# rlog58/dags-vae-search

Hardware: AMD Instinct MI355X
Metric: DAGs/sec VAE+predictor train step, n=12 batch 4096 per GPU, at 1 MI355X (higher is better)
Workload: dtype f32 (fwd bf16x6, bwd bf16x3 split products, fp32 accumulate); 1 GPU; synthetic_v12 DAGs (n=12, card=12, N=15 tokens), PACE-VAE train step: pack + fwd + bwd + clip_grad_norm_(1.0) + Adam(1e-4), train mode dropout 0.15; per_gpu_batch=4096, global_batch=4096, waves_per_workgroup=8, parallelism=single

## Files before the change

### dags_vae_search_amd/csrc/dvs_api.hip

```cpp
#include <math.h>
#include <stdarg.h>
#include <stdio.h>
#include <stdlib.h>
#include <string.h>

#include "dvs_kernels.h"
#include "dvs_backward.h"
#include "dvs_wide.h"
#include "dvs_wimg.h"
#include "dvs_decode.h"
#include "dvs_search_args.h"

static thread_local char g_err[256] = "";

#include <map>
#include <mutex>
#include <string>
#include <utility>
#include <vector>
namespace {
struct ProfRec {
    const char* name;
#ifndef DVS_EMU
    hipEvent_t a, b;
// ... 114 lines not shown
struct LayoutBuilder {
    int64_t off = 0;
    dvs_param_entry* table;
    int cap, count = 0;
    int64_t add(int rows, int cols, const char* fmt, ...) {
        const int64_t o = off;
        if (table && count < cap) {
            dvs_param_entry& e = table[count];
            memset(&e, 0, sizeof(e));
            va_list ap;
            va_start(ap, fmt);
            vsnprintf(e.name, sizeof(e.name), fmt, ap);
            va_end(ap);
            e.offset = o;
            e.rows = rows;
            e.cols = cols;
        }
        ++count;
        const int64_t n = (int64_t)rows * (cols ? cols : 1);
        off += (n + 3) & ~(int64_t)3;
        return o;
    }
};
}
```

━━━━━━

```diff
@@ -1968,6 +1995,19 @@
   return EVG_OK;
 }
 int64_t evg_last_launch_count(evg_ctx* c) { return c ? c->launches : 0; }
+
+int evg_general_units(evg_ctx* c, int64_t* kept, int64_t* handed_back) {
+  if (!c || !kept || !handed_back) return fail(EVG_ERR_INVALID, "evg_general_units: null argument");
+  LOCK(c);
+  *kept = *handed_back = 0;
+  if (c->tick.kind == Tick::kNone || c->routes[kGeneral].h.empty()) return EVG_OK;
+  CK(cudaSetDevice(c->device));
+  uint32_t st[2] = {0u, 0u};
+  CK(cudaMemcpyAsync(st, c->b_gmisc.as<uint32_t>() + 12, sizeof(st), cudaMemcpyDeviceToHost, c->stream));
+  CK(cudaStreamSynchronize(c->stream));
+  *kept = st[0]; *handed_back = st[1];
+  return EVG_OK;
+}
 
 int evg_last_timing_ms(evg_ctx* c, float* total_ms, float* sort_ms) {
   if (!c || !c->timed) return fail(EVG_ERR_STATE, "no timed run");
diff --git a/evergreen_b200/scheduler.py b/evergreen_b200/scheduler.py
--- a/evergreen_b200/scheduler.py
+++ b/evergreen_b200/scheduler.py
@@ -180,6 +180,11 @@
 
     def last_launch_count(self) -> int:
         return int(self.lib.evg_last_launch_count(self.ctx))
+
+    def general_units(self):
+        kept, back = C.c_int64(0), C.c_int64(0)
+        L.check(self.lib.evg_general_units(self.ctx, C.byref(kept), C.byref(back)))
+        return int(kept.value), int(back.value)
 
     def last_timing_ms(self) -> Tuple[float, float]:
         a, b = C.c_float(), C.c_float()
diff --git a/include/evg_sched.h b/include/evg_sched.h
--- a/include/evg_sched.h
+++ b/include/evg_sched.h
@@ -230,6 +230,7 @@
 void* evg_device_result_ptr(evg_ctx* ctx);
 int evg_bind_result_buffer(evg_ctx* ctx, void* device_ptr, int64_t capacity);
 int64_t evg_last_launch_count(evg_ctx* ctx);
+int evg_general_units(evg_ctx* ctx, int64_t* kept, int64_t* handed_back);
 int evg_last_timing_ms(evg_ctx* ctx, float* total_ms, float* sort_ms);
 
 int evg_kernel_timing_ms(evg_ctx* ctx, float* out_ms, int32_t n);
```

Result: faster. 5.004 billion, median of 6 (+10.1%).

━━━━━━

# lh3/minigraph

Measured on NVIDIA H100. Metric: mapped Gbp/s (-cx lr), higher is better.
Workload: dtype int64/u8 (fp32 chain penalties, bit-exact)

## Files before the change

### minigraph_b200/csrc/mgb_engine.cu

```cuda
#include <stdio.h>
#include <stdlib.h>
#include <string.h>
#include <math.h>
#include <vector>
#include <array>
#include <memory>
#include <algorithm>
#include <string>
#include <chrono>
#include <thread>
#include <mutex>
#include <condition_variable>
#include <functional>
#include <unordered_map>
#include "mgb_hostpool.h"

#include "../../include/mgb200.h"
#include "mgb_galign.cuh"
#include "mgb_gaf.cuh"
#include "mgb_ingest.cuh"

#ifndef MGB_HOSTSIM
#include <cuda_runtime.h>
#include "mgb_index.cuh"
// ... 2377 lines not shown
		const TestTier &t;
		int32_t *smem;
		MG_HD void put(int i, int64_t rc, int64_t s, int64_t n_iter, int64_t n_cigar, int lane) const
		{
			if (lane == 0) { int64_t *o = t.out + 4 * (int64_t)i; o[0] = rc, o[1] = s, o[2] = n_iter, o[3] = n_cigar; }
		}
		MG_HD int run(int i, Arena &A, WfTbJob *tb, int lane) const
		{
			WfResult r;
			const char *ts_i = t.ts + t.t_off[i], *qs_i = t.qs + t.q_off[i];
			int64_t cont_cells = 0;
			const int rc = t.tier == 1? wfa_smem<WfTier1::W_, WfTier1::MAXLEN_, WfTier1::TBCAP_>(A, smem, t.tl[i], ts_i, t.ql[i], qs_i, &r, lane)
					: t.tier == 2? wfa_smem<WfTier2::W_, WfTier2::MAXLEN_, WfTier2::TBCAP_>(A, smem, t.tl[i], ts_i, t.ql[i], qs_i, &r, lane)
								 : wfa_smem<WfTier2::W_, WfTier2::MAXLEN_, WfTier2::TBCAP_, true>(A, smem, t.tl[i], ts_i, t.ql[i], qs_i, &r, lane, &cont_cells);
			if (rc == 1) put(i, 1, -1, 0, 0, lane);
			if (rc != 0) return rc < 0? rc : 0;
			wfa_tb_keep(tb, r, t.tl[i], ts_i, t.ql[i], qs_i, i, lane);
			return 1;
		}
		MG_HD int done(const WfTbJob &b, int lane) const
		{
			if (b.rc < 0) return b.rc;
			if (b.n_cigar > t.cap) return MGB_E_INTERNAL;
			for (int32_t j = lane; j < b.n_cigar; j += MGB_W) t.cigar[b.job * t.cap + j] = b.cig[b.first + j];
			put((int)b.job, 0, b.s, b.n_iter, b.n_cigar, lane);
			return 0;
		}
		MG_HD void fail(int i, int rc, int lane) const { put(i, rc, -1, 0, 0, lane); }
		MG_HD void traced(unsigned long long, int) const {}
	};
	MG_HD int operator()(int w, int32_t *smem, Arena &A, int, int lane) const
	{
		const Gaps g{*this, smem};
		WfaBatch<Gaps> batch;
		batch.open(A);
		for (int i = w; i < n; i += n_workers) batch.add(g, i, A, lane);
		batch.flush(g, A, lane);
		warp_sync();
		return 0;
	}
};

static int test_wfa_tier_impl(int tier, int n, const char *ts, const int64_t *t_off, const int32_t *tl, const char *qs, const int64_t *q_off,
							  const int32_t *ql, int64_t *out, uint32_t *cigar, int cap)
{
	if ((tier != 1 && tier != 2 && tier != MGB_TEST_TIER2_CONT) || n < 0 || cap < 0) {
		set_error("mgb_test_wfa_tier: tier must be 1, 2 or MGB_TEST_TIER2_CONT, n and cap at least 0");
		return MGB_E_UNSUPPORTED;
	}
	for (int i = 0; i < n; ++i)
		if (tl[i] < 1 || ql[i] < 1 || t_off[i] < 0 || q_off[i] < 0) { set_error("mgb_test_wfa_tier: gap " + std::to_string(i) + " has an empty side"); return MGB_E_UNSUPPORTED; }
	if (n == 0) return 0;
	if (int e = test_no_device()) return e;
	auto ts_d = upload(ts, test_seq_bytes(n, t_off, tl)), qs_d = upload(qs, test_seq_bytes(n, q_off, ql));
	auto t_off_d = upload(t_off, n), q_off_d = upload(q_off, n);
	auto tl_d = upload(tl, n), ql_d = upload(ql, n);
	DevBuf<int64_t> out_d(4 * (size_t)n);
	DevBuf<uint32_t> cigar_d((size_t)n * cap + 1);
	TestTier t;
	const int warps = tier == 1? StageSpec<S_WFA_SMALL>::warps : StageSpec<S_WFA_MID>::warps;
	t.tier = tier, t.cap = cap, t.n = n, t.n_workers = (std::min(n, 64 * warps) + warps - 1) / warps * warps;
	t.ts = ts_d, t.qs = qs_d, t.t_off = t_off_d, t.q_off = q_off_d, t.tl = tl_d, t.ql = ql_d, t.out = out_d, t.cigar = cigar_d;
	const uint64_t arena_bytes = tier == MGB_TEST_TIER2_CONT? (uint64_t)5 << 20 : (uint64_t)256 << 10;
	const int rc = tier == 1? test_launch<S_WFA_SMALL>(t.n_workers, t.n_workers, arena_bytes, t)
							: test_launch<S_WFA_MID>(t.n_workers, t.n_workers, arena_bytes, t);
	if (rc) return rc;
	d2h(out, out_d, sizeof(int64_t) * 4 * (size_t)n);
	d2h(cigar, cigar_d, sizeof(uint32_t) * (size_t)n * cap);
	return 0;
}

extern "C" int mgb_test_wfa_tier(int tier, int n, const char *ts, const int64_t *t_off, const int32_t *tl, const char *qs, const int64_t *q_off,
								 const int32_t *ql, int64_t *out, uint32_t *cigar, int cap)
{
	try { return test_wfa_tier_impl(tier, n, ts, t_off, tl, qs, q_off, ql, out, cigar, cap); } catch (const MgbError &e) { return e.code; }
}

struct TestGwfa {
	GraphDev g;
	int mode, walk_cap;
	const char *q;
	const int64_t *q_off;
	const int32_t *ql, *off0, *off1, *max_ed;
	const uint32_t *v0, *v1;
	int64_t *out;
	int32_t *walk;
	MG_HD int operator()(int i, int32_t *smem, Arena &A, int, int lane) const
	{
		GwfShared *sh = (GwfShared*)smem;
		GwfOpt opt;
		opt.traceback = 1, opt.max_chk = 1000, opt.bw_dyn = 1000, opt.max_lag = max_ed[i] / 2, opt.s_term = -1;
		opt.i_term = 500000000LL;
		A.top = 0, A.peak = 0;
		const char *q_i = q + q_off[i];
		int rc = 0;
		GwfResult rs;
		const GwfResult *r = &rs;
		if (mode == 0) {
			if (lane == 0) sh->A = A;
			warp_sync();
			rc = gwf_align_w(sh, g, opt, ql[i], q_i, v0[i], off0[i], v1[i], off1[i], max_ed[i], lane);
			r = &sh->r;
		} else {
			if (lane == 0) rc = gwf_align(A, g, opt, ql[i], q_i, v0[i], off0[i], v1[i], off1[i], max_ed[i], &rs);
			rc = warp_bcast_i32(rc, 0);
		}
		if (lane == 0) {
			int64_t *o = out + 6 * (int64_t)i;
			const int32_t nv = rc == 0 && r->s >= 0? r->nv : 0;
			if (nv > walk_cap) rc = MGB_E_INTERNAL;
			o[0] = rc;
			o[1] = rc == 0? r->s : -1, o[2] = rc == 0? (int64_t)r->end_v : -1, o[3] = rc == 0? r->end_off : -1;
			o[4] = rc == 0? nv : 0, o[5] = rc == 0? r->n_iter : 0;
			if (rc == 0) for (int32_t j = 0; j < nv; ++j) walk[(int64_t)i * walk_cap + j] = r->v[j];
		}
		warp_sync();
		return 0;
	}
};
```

━━━━━━

All lines above that hold the string "upload" should be copied.

TASK RESULT:
	auto ts_d = upload(ts, test_seq_bytes(n, t_off, tl)), qs_d = upload(qs, test_seq_bytes(n, q_off, ql));
	auto t_off_d = upload(t_off, n), q_off_d = upload(q_off, n);
	auto tl_d = upload(tl, n), ql_d = upload(ql, n);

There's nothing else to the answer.